» **Problem details**:
The required output is every line from the beginning of the entries below through the line that includes "const int B = g.B, lo = j * g.chunk;", copied exactly.

(Collected data)
_____

__device__ __forceinline__ void tb_load_corridor(const TbArgs& g, char* win, int j, int c0, int tsub, int nsub) {
    const int lo = j * g.chunk;
    const int hi = (lo + g.chunk) < g.Aout ? (lo + g.chunk) : g.Aout;
    int* lbo = reinterpret_cast<int*>(win + ((((size_t)g.chunk * g.cw) + 15) & ~(size_t)15));
    for (int i = tsub; i < hi - lo; i += nsub) lbo[i] = g.boff[lo + i];
    const int ppr = g.cw / 16;
    const int n = (hi - lo) * ppr;
    for (int e = tsub; e < n; e += nsub) {
        const int i = e / ppr, p = e - i * ppr;
        reinterpret_cast<uint4*>(win)[e] = *reinterpret_cast<const uint4*>(g.bpk + (size_t)(lo + i) * g.B + c0 + 16 * p);
    }
}

__device__ __forceinline__ void tb_load_window(const TbArgs& g, char* win, int j, int tsub, int nsub) {
    const int B = g.B, lo = j * g.chunk;
    const int hi = (lo + g.chunk) < g.Aout ? (lo + g.chunk) : g.Aout;
    const bool wide = g.bpk == nullptr;
    int* lbo = reinterpret_cast<int*>(win + ((((size_t)g.chunk * B * (wide ? 2 : 1)) + 15) & ~(size_t)15));
    for (int i = tsub; i < hi - lo; i += nsub) lbo[i] = g.boff[lo + i];
    const size_t first = (size_t)lo * B, nb = (size_t)(hi - lo) * B;
    if (!wide) {
        unsigned char* lbp = reinterpret_cast<unsigned char*>(win);
        const unsigned char* src = g.bpk + first;
        if ((reinterpret_cast<size_t>(src) & 15) == 0) {
            const size_t nv = nb / 16;
            for (size_t i = tsub; i < nv; i += nsub) reinterpret_cast<uint4*>(lbp)[i] = reinterpret_cast<const uint4*>(src)[i];
            for (size_t i = nv * 16 + tsub; i < nb; i += nsub) lbp[i] = src[i];
        } else {
            for (size_t i = tsub; i < nb; i += nsub) lbp[i] = src[i];
        }
// ... 45 lines not shown
            py = v == 0xFFFF ? -42 : (v & 255);
        } else {
            const size_t o = (size_t)aa * B + bb;
            if (g.bpk) {
                const int v = __builtin_amdgcn_readfirstlane((int)g.bpk[o]);
                px = v == 0xFF ? -42 : (v >> 4);
                py = v == 0xFF ? -42 : (v & 15);
            } else {
                px = __builtin_amdgcn_readfirstlane(g.xp[o]);
                py = __builtin_amdgcn_readfirstlane(g.yp[o]);
            }
        }
        if (px < 0 || py < 0 || (px == 0 && py == 0) || px > xx || py > yy) { err = SVX_ERR_TRACEBACK; break; }
        const int ln = nw & 63;
        {
            const bool me = (int)threadIdx.x == ln;
            r0 = me ? xx - px : r0;
            r1 = me ? px : r1;
            r2 = me ? yy - py : r2;
            r3 = me ? py : r3;
        }
        xx -= px;
        yy -= py;
        nw++;
        if ((nw & 63) == 0) {
            flush(first_pending, nw);
            first_pending = nw;
        }
    }
    nw = __builtin_amdgcn_readfirstlane(nw);
    if (first_pending < nw) flush(first_pending, nw);
}

__device__ void sparse_traceback_block(const TbArgs& g, char* smem) {
    __shared__ int sh_n;
    __shared__ int sh_c0[2];
    const int cap = g.xs + g.ys + 2;
    const int Aout = g.Aout, B = g.B;
    const bool wide = g.bpk == nullptr;
    const bool cor = g.cw > 0;
    if (Aout < 1 || B < 1 || g.xs < 0 || g.ys < 0) {
        if (threadIdx.x == 0) {
            *g.count = -SVX_ERR_TRACEBACK;
            if (g.status) *g.status = SVX_ERR_TRACEBACK;
        }
        return;
    }
    const size_t win_bytes = g.chunk > 0 ? (cor ? tb_win_bytes(g.chunk, g.cw, false) : tb_win_bytes(g.chunk, B, wide)) : 0;
    const int nwin = g.chunk > 0 ? (Aout + g.chunk - 1) / g.chunk : 1;
    int xx = __builtin_amdgcn_readfirstlane(g.xs), yy = __builtin_amdgcn_readfirstlane(g.ys), nw = 0, err = 0;
    const bool wave0 = __builtin_amdgcn_readfirstlane((int)(threadIdx.x >> 6)) == 0;
    bool done = false;
    if (g.chunk > 0) {
        if (cor) {
            const int aa = g.xs + g.ys;
            const int b_end = (aa >= 0 && aa < Aout) ? g.ys - g.boff[aa] : 0;
            if (threadIdx.x == 0) {
                int c = (b_end - g.cw / 2) & ~15;
                c = c < 0 ? 0 : (c > B - g.cw ? B - g.cw : c);
                sh_c0[(nwin - 1) & 1] = c;
            }
            __syncthreads();
            tb_load_corridor(g, smem + (size_t)((nwin - 1) & 1) * win_bytes, nwin - 1, sh_c0[(nwin - 1) & 1], threadIdx.x, blockDim.x);
        } else {
            tb_load_window(g, smem + (size_t)((nwin - 1) & 1) * win_bytes, nwin - 1, threadIdx.x, blockDim.x);
        }
        __syncthreads();
    }
    for (int j = nwin - 1; j >= 0; j--) {
        if (cor && j > 0) {
            if (threadIdx.x == 0) {
                const int aa = xx + yy;
                const int bnow = (aa >= 0 && aa < Aout) ? yy - g.boff[aa] : 0;
                int c = (bnow - g.cw / 2) & ~15;
                c = c < 0 ? 0 : (c > B - g.cw ? B - g.cw : c);
                sh_c0[(j - 1) & 1] = c;
            }
            __syncthreads();
            if (threadIdx.x >= 64) tb_load_corridor(g, smem + (size_t)((j - 1) & 1) * win_bytes, j - 1, sh_c0[(j - 1) & 1], threadIdx.x - 64, blockDim.x - 64);
        } else if (g.chunk > 0 && j > 0 && threadIdx.x >= 64) tb_load_window(g, smem + (size_t)((j - 1) & 1) * win_bytes, j - 1, threadIdx.x - 64, blockDim.x - 64);
        if (wave0 && !done && !err) {
            const int lo = g.chunk > 0 ? j * g.chunk : 0;
            const char* win = smem + (size_t)(j & 1) * win_bytes;
            const unsigned char* lbp = reinterpret_cast<const unsigned char*>(win);
            const unsigned short* lbw = reinterpret_cast<const unsigned short*>(win);
            const int* lbo = reinterpret_cast<const int*>(win + ((((size_t)g.chunk * (cor ? g.cw : B) * ((wide && !cor) ? 2 : 1)) + 15) & ~(size_t)15));
            const int c0w = cor ? __builtin_amdgcn_readfirstlane(sh_c0[j & 1]) : 0;
            if (cor) tb_walk<3>(g, lbp, lbw, lbo, lo, c0w, cap, xx, yy, nw, err, done);
            else if (g.chunk > 0 && !wide) tb_walk<1>(g, lbp, lbw, lbo, lo, c0w, cap, xx, yy, nw, err, done);
            else if (g.chunk > 0) tb_walk<2>(g, lbp, lbw, lbo, lo, c0w, cap, xx, yy, nw, err, done);
            else tb_walk<0>(g, lbp, lbw, lbo, lo, c0w, cap, xx, yy, nw, err, done);
        }
        if (g.chunk > 0) __syncthreads();
    }
    if (threadIdx.x == 0) {
        if (!err && !done) err = SVX_ERR_TRACEBACK;

        if (!err) {
            const int aa = g.xs + g.ys;
            const int bb = (aa >= 0 && aa < Aout) ? g.ys - g.boff[aa] : -1;
            if (bb < 0 || bb >= B) err = SVX_ERR_TRACEBACK;
        }
// ... 15 lines not shown
    const int nt = blockDim.x;
    for (int base = 0; base < n; base += nt) {
        const int j = base + threadIdx.x;
        int r0 = 0, r1 = 0, r2 = 0, r3 = 0;
        double s = 0.0;
        if (j < n) {
            const int* r = g.align + 4 * (size_t)(cap - n + j);
            r0 = r[0]; r1 = r[1]; r2 = r[2]; r3 = r[3];
            const int xa = r0, ya = r2, xb = r0 + r1, yb = r2 + r3;
            const double c0 = g.csum[(size_t)(xa + ya) * B + (ya - g.boff[xa + ya])];
            const double c1 = g.csum[(size_t)(xb + yb) * B + (yb - g.boff[xb + yb])];
            const double cost = c1 - c0;
            s = cost < 0.0 ? 0.0 : cost;
            if (r1 == 0 || r3 == 0) s = 0.0;
            else s = s / (double)r1 / (double)r3;
        }
        __syncthreads();
        if (j < n) {
            int* w = g.align + 4 * (size_t)j;
            w[0] = r0; w[1] = r1; w[2] = r2; w[3] = r3;
            g.scores[j] = s;
        }
        __syncthreads();
    }
    if (threadIdx.x == 0) *g.count = n;
}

_____

» **Written response**:
__device__ __forceinline__ void tb_load_corridor(const TbArgs& g, char* win, int j, int c0, int tsub, int nsub) {
    const int lo = j * g.chunk;
    const int hi = (lo + g.chunk) < g.Aout ? (lo + g.chunk) : g.Aout;
    int* lbo = reinterpret_cast<int*>(win + ((((size_t)g.chunk * g.cw) + 15) & ~(size_t)15));
    for (int i = tsub; i < hi - lo; i += nsub) lbo[i] = g.boff[lo + i];
    const int ppr = g.cw / 16;
    const int n = (hi - lo) * ppr;
    for (int e = tsub; e < n; e += nsub) {
        const int i = e / ppr, p = e - i * ppr;
        reinterpret_cast<uint4*>(win)[e] = *reinterpret_cast<const uint4*>(g.bpk + (size_t)(lo + i) * g.B + c0 + 16 * p);
    }
}

__device__ __forceinline__ void tb_load_window(const TbArgs& g, char* win, int j, int tsub, int nsub) {
    const int B = g.B, lo = j * g.chunk;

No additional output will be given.